Meningiomas are tumours that start in the layers of tissue (meninges) that cover the brain and spinal cord. Most meningiomas are benign.
The meninges are membranes that support and protect the brain and spinal cord. A clear fluid called cerebrospinal fluid (CSF) travels in the spaces formed by the meninges.
Meningiomas can start anywhere in the brain and spinal cord. But they are more common in the cerebrum and cerebellum.
Symptoms of meningioma depend on where the tumour is in the brain. Symptoms include:
- seizures (fits)
- loss of eyesight
- hearing loss
Types of meningiomas
Doctors group meningiomas into groups depending on how quickly they are likely to grow. This is called the grade. They can be low grade (slow growing) or high grade (fast growing).
Most meningiomas are low grade (grade 1) or atypical (grade 2). They can also be malignant (grade 3) but this is rare.
How common it is
Around 21 out of every 100 brain tumours (21%) diagnosed in England between 2006 and 2010 were meningiomas. It is the most common type of benign brain tumour diagnosed in the UK.
Meningiomas are more common in women than in men.
What tests will I have?
You have tests to diagnose a meningioma. Your doctor checks the size of the tumour and its location. This helps your doctor plan your treatment. The tests you might have include:
- MRI scan or CT scan
- a biopsy
- blood tests
- a test of your neurological system (neurological examination)

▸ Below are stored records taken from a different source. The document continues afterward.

DEV uint32_t atlas_texel(const SceneView& S, float u, float v, int location, int size) {
    int width = (size >> 16) & 0xFFFF, height = size & 0xFFFF;
    v = 1 - v;
    int x = rt_clampi((int)((u - kEps) * (float)width), 0, width - 1);
    int y = rt_clampi((int)((v - kEps) * (float)height), 0, height - 1);
    x += ((location >> 22) & 0x1FF) * 16;
    y += ((location >> 13) & 0x1FF) * 16;
    int d = location & 0x7FFFF;
    x = rt_clampi(x, 0, S.atlas_w - 1);
    y = rt_clampi(y, 0, S.atlas_h - 1);
    d = rt_clampi(d, 0, S.atlas_layers - 1);
    return S.atlas[((size_t)d * S.atlas_h + y) * S.atlas_w + x];
}

__device__ __constant__ const float kEmittanceLut[256] = {
#include "emit_lut.inc"
};

DEV bool material_eval(const SceneView& S, unsigned flags, unsigned tint, unsigned tex_size, unsigned color_w,
                       unsigned ne, float u, float v, Hit& h, int m5 = 0);
DEV bool material_sample(const SceneView& S, int material, float u, float v, Hit& h) {
    const int* m = S.materials + material;
    return material_eval(S, m[0], m[1], m[2], m[3], m[4], u, v, h, m[5]);
}
DEV bool material_eval(const SceneView& S, unsigned flags, unsigned tint, unsigned tex_size, unsigned color_w,
                       unsigned ne, float u, float v, Hit& h, int m5) {
    f4 c = (flags & 4) ? unpack_unorm8(atlas_texel(S, u, v, (int)color_w, (int)tex_size)) : color_from_argb(color_w);
    if (!(c.w > kEps)) return false;
    unsigned tt = tint >> 24;
    if (tt == 0xFF || tt == 1 || tt == 2 || tt == 3) {
        unsigned tc = tt == 0xFF ? tint : (tt == 1 ? 0xFF71A74Du : (tt == 2 ? 0xFF8EB971u : 0xFF3F76E4u));
        f4 t = color_from_argb(tc);
        c = f4{c.x * t.x, c.y * t.y, c.z * t.z, c.w * t.w};
    }
// ... 107 lines not shown
        float u = dot(pt, xv) / xx;
        float v = dot(pt, yv) / yy;
        if (!(u >= 0 && u <= 1 && v >= 0 && v <= 1)) continue;
        float tu = as_float(q[9]) + (u * as_float(q[10]));
        float tv = as_float(q[11]) + (v * as_float(q[12]));
        if (material_sample(S, q[13], tu, tv, h)) {
            h.normal = n;
            best = t;
            hit = true;
        }
    }
    return hit ? best : rt_nan();
}

DEV bool material_sample8(const SceneView& S, int m8, float u, float v, Hit& h) {
    const int4 a = S.mat8[m8], b = S.mat8[m8 + 1];
    return material_eval(S, a.x, a.y, a.z, a.w, b.x, u, v, h, b.y);
}

DEV float aabb_model_hit_rec(const SceneView& S, int rec, f3 no, f3 dir, f3 inv, Hit& h) {
    const int boxes = rec & 0xFF, first = (int)((unsigned)rec >> 8);
    float best = rt_inf();
    bool hit = false;
    for (int i = 0; i < boxes; i++) {
        const int4 r0 = S.aabb_rec[(first + i) * 3], r1 = S.aabb_rec[(first + i) * 3 + 1], r2 = S.aabb_rec[(first + i) * 3 + 2];
        Slabs s = slabs(as_float(r0.x), as_float(r0.y), as_float(r0.z), as_float(r0.w), as_float(r1.x), as_float(r1.y), no, inv);
        float tn = slab_near(s), tf = slab_far(s);
        if (tf < tn) continue;
        if (tn != tn || tn >= best || tn < -kEps) continue;
        Face f = face_map2(s, tn, no + dir * tn);
        const int fl_all = r1.z;
        int mat = r1.w, fl = 0;
        if (f.n.x == 1) { mat = r1.w; fl = fl_all >> 4; }
        if (f.n.z == -1) { mat = r2.x; fl = fl_all >> 8; }
        if (f.n.x == -1) { mat = r2.y; fl = fl_all >> 12; }
        if (f.n.y == 1) { mat = r2.z; fl = fl_all >> 16; }
        if (f.n.y == -1) { mat = r2.w; fl = fl_all >> 20; }
        if (fl & 8) continue;
        float u = f.u, v = f.v;
        if (fl & 4) u = 1 - u;
        if (fl & 2) v = 1 - v;
        if (fl & 1) { float t = u; u = v; v = t; }
        if (material_sample8(S, mat, u, v, h)) {
            h.normal = f.n;
            best = tn;
            hit = true;
        }
    }
    return hit ? best : rt_nan();
}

- a scan to look at the blood vessels in your brain (brain angiogram)
Your treatment depends on whether the meningioma is low grade (slow growing) or high grade (fast growing). It also depends on where the tumour is.
For a low grade meningioma, your doctor might monitor you with regular MRI scans. This is called active monitoring. You then have treatment if there are signs that the tumour is growing.

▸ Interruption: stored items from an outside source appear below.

template <int BN, int KC, bool kPartial, bool kHalo, bool kOne, bool kRes, bool kPxN = false>
__global__ void __launch_bounds__(kThreads, 1) k_conv3x3_tc(const ConvProblem* __restrict__ prob) {
  static_assert(!kPxN || (BN == 64 && KC == 64), "pixels on N: Cout = 64 (one M = 64 weight tile), 64-channel chunks");
  extern __shared__ uint8_t smem_raw[];
  constexpr bool one = kOne;
  const int planes = one ? 1 : 2;
  constexpr int kWPlane = BN * KC * 2;
  const int kWTap = kWPlane * planes;
  const int kTileH = prob->tile_h, kTileW = prob->tile_w;
  constexpr int kHaloTileH = kPxN ? 32 : 16;
  constexpr int kHaloBox = halo_box_bytes(KC, kHaloTileH), kHaloPlane = halo_plane_bytes(KC, kHaloTileH);
  constexpr bool halo = kHalo;
  const int kAPlane = halo ? kHaloPlane : a_plane_bytes(KC, kTileH, kTileW);
  const int kAStage = planes * kAPlane;
  const int kRowStep = kTileW * KC * 2;
  constexpr bool kFused = BN <= 128 && !kPxN;
  constexpr int kAccRegs = kPxN ? 64 : (kFused ? 2 * BN : BN) / 2;
  constexpr int kWgPx = kPxN ? 128 : 64;

  const int NA = prob->v2_na, NW = prob->v2_nw;
  const bool resident = prob->v2_resident != 0;
  const int nsrc = prob->nsrc;
  const int tiles_x = prob->tiles_x, tiles_per_img = prob->tiles_y * prob->tiles_x;
  const int cout = prob->cout;
  const int n_nt = (cout + BN - 1) / BN;
  const int ntiles = prob->B * tiles_per_img * n_nt;
  constexpr int kStageTaps = kHalo ? 9 : 3;
  constexpr bool kPacked = kPartial && kPxN;
  const int part_lo = prob->v2_part_lo, part_hi = prob->v2_part_hi;
  int nab = 0;
// ... 72 lines not shown
      {
        const int nt = tile + w_step;
        int next_sp, nnt;
        decode(nt < nwork ? nt : 0, next_sp, nnt);
        if (nt < nwork && next_sp != sp && next_sp < nsp && elect_one()) {
          int nb, nrem, nty, ntx;
          div_img.divmod(next_sp, nb, nrem);
          div_tx.divmod(nrem, nty, ntx);
          const int ny0 = nty * kTileH, nx0 = ntx * kTileW;
          for (int s = 0; s < nsrc; ++s)
            for (int ch = 0; ch < src_tab[2 * s]; ++ch) {
              const int cc = src_tab[2 * s + 1] + ch * KC;
              tma_prefetch_4d(&prob->tm_a_hi[s], cc, nx0 - 1, ny0 - 1, nb);
              if (!one) tma_prefetch_4d(&prob->tm_a_lo[s], cc, nx0 - 1, ny0 - 1, nb);
              if (!halo) {
                tma_prefetch_4d(&prob->tm_a_hi[s], cc, nx0 + 1, ny0 - 1, nb);
                if (!one) tma_prefetch_4d(&prob->tm_a_lo[s], cc, nx0 + 1, ny0 - 1, nb);
              }
            }
        }
        __syncwarp();
      }
      int kb = 0, ab = 0;
      for (int s = 0; s < nsrc; ++s) {
        const int nchunk = src_tab[2 * s], c_off = src_tab[2 * s + 1];
        const int bs = src_tab[2 * kMaxSrc + s] ? prob->B - 1 - b : b;
        const CUtensorMap* tm_hi = &prob->tm_a_hi[s];
        const CUtensorMap* tm_lo = &prob->tm_a_lo[s];
        for (int ch = 0; ch < nchunk; ++ch) {
          const int nst = halo ? 1 : 3;
          for (int dx = 0; dx < nst; ++dx, ++ab) {
            const int st = ra.stage;
            mbar_wait(tail + 8u * (kMaxRing + st), ra.phase ^ 1u);
            if (elect_one()) {
              const uint32_t sa = a_base + st * kAStage, bar = tail + 8u * st;
              mbar_expect_tx(bar, halo ? (uint32_t)(planes * kHaloBox) : (uint32_t)kAStage);
              tma_load_4d(sa, tm_hi, bar, c_off + ch * KC, x0 + dx - 1, y0 - 1, bs);
              if (!one) tma_load_4d(sa + kAPlane, tm_lo, bar, c_off + ch * KC, x0 + dx - 1, y0 - 1, bs);
            }
            __syncwarp();
            ra.advance(NA);
            if (!resident) {
              const bool packed = kPacked && ab >= part_lo && ab < part_hi;
              const int nblk = packed ? kStageTaps / 3 : kStageTaps;
              for (int t = 0; t < nblk; ++t, ++kb) {
                const int ws = rw.stage;
                mbar_wait(tail + 8u * (3 * kMaxRing + ws), rw.phase ^ 1u);
                if (elect_one()) {
                  const uint32_t sw = w_base + ws * kWTap, bar = tail + 8u * (2 * kMaxRing + ws);
                  mbar_expect_tx(bar, kWTap);
                  if (pair) {
                    const uint32_t hoff = (uint32_t)(rank * (kWPlane / 2));
                    tma_load_2d_mc(sw + hoff, &prob->tm_w_hi_half, bar, kb * KC, n0 + rank * (BN / 2), 3);
                    if (!one) tma_load_2d_mc(sw + kWPlane + hoff, &prob->tm_w_lo_half, bar, kb * KC, n0 + rank * (BN / 2), 3);
                  } else {
                    tma_load_2d(sw, tm_w_hi, bar, kb * KC, n0);
                    if (!one) tma_load_2d(sw + kWPlane, tm_w_lo, bar, kb * KC, n0);
                  }
                }
                __syncwarp();
                rw.advance(NW);
              }
            }
          }
        }
// ... 51 lines not shown
    const uint32_t sbo = kHalo ? kHaloW * kPx : 8 * kPx;
    RingPos ra, rw;
    float acc[kAccRegs];
    for (int tile = w_first; tile < nwork; tile += w_step) {
      int kb = 0;
      int rel_a = -1, rel_w = -1;
      auto retire = [&](int next_a, int next_w) {
        wgmma_commit();
        wgmma_wait<1>();
        if (is_leader) {
          if (rel_a >= 0) mbar_arrive(tail + 8u * (kMaxRing + rel_a));
          if (rel_w >= 0) release_w(rel_w);
        }
        rel_a = next_a;
        rel_w = next_w;
      };
      auto stage = [&](auto ksteps_c, auto tpb_c) {
        constexpr int kSteps = decltype(ksteps_c)::value, kTpb = decltype(tpb_c)::value;
        constexpr int kBlocks = kStageTaps / kTpb;
        const int st = ra.stage;
        mbar_wait(tail + 8u * st, ra.phase);
        const uint32_t sa = a_base + st * kAStage + a_row0;
        const uint32_t lo_off = (uint32_t)(kHalo ? kHaloPlane : kAPlane);
        if constexpr (kRes) {
          const uint64_t a0 = make_desc_sbo<KC>(sa, sbo);
          const uint64_t lo_delta = (uint64_t)(lo_off >> 4);
          const uint64_t row_delta = (uint64_t)(kRowStep >> 4);
          const uint64_t w0 = make_desc_kc<KC>(w_base + kb * kWTapC);
          const uint32_t first = (kb == 0) ? 0u : 1u;
          wgmma_fence();
#pragma unroll
          for (int t = 0; t < kStageTaps; ++t) {
            const uint64_t a_hi = a0 + (kHalo ? (uint64_t)((((t % 3) * kHaloW + t / 3) * kPx) >> 4) : (uint64_t)t * row_delta);
            const uint64_t a_lo = a_hi + lo_delta;
            const uint64_t w_hi = w0 + (uint64_t)(((t / kTpb) * kWTapC + (t % kTpb) * kSteps * 32) >> 4);
            const uint64_t w_lo = w_hi + (uint64_t)(kWPlane >> 4);
#pragma unroll
            for (int k = 0; k < kSteps; ++k) {
              const uint64_t adv = (uint64_t)(k * 32 >> 4);
              const uint32_t accf = (t == 0 && k == 0) ? first : 1u;
              if constexpr (kPxN) {
                wgmma<128>(acc, w_hi + adv, a_hi + adv, accf);
                if constexpr (!kOne) {
                  wgmma<128>(acc, w_lo + adv, a_hi + adv, 1u);
                  wgmma<128>(acc, w_hi + adv, a_lo + adv, 1u);
                }
              } else if constexpr (kOne) {
// ... 63 lines not shown
      };
      using Full = std::integral_constant<int, KC / 16>;
      using One = std::integral_constant<int, 1>;
      if constexpr (kPartial) {
        for (int ab = 0; ab < part_lo; ++ab) stage(Full{}, One{});
        for (int ab = part_lo; ab < part_hi; ++ab) stage(One{}, std::integral_constant<int, kPacked ? 3 : 1>{});
        for (int ab = part_hi; ab < nab; ++ab) stage(Full{}, One{});
      } else {
        for (int ab = 0; ab < nab; ++ab) stage(Full{}, One{});
      }
      wgmma_wait<0>();
      if (is_leader) {
        if (rel_a >= 0) mbar_arrive(tail + 8u * (kMaxRing + rel_a));
        if (rel_w >= 0) release_w(rel_w);
      }
      acc_fence<kAccRegs>(acc);

      int sp, nti, b, rem, ty, tx;
      decode(tile, sp, nti);
      div_img.divmod(sp, b, rem);
      div_tx.divmod(rem, ty, tx);
      const int n0 = nti * BN;
      const bool live = sp < nsp;
      if constexpr (kPxN) {
        const int c0 = 16 * (warp & 3) + (lane >> 2);
        const float bias0 = bias_smem[c0], bias1 = bias_smem[c0 + 8];
#pragma unroll
        for (int i = 0; i < kAccRegs; ++i) {
          const float f = acc[i] + ((i & 2) ? bias1 : bias0);
          acc[i] = act ? leaky(f) : f;
        }
        const int y_wg = ty * kTileH + 16 * wg, x_t = tx * kTileW;
        if (do_pool) {
          const int px = x_t + 2 * q;
#pragma unroll
          for (int j = 0; j < 16; j += 2) {
            const int py = y_wg + j;
            const bool ok = live && (py >> 1) < (out_H >> 1) && (px >> 1) < (out_W >> 1) && !(lane & 4);
            const int64_t ppix = ((int64_t)b * (out_H >> 1) + (py >> 1)) * (out_W >> 1) + (px >> 1);
#pragma unroll
            for (int h = 0; h < 2; ++h) {
              const int i = 4 * j + 2 * h;
              const float v = ((acc[i] + acc[i + 1]) + (acc[i + 4] + acc[i + 5])) * 0.25f;
              const float vn = __shfl_xor_sync(0xffffffffu, v, 4);
              if (ok) {
                uint32_t hi, lo;
// ... 227 lines not shown
  static const int cand[3][2] = {{16, 8}, {8, 16}, {4, 32}};
  const int bn = conv_tc_block_n(cout);
  const int n_nt = (cout + bn - 1) / bn;
  double best = 1e30;
  tile_h = 16;
  tile_w = 8;
  for (auto& c : cand) {
    int res, na, nw;
    if (!ring_depths(kc, c[0], c[1], 0, passes == 1 ? 1 : 2, bn, cout, ktot, epi_mode, 0, res, na, nw)) continue;
    const long tiles = (long)B * ((H + c[0] - 1) / c[0]) * ((W + c[1] - 1) / c[1]) * n_nt;
    const long waves = (tiles + num_sms - 1) / num_sms;
    const double cost = (double)waves * (c[0] + 2.0) / c[0] * (1.0 + 1e-3 * (c[1] / 8));
    if (cost < best) {
      best = cost;
      tile_h = c[0];
      tile_w = c[1];
    }
  }
}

A highly specialised doctor (neurosurgeon) removes as much of the tumour as possible. Sometimes this is the only treatment you need. The exact type of surgery you have depends on where the tumour is.
It isn’t always possible to completely remove the tumour during the operation. Especially if the tumour is growing around important nerves or blood vessels. You might have more surgery if doctors couldn't remove all of the tumour. Or your doctor might suggest that you have radiotherapy.
Radiotherapy uses high energy x-rays to kill tumour cells. You might have radiotherapy:
- to reduce the risk of the meningioma coming back, especially if the tumour is fast growing
- if the tumour is in an area that is too difficult to operate (for example, the base of the skull)
- if you can't have surgery for any reason
- if the meningioma comes back
You may have a type of radiotherapy called stereotactic radiotherapy. It targets high doses of radiotherapy to the tumour.
You have regular appointments with your doctor or nurse after treatment finishes. Your doctor examines you at each appointment. They ask how you are feeling, whether you have had any symptoms or side effects, and if you are worried about anything. You also have MRI scans on some visits.
How often you have check ups depends on your individual situation.
For a grade 1 meningioma, you might have an MRI scan every year, for up to 5 years. You then have an MRI scan every 2 years.
For a grade 2 meningioma, you might have an MRI scan every 6 to 12 months. After 5 years, you have an MRI scan every 2 years.
For a grade 3 meningioma, you might have an MRI scan every 3 to 6 months. After 2 years, you have an MRI scan every 6 to 12 months.
Coping with meningioma
Coping with a diagnosis of a brain tumour can be difficult, both practically and emotionally. It can be especially difficult when you have a rare tumour. Being well informed about the type of tumour you have, and its treatment can make it easier to cope.
Research and clinical trials
Doctors are always trying to improve the diagnosis and treatment of brain tumours. As part of your treatment, your doctor might ask you to take part in a clinical trial. This might be to test a new treatment or look at different combinations of existing treatments.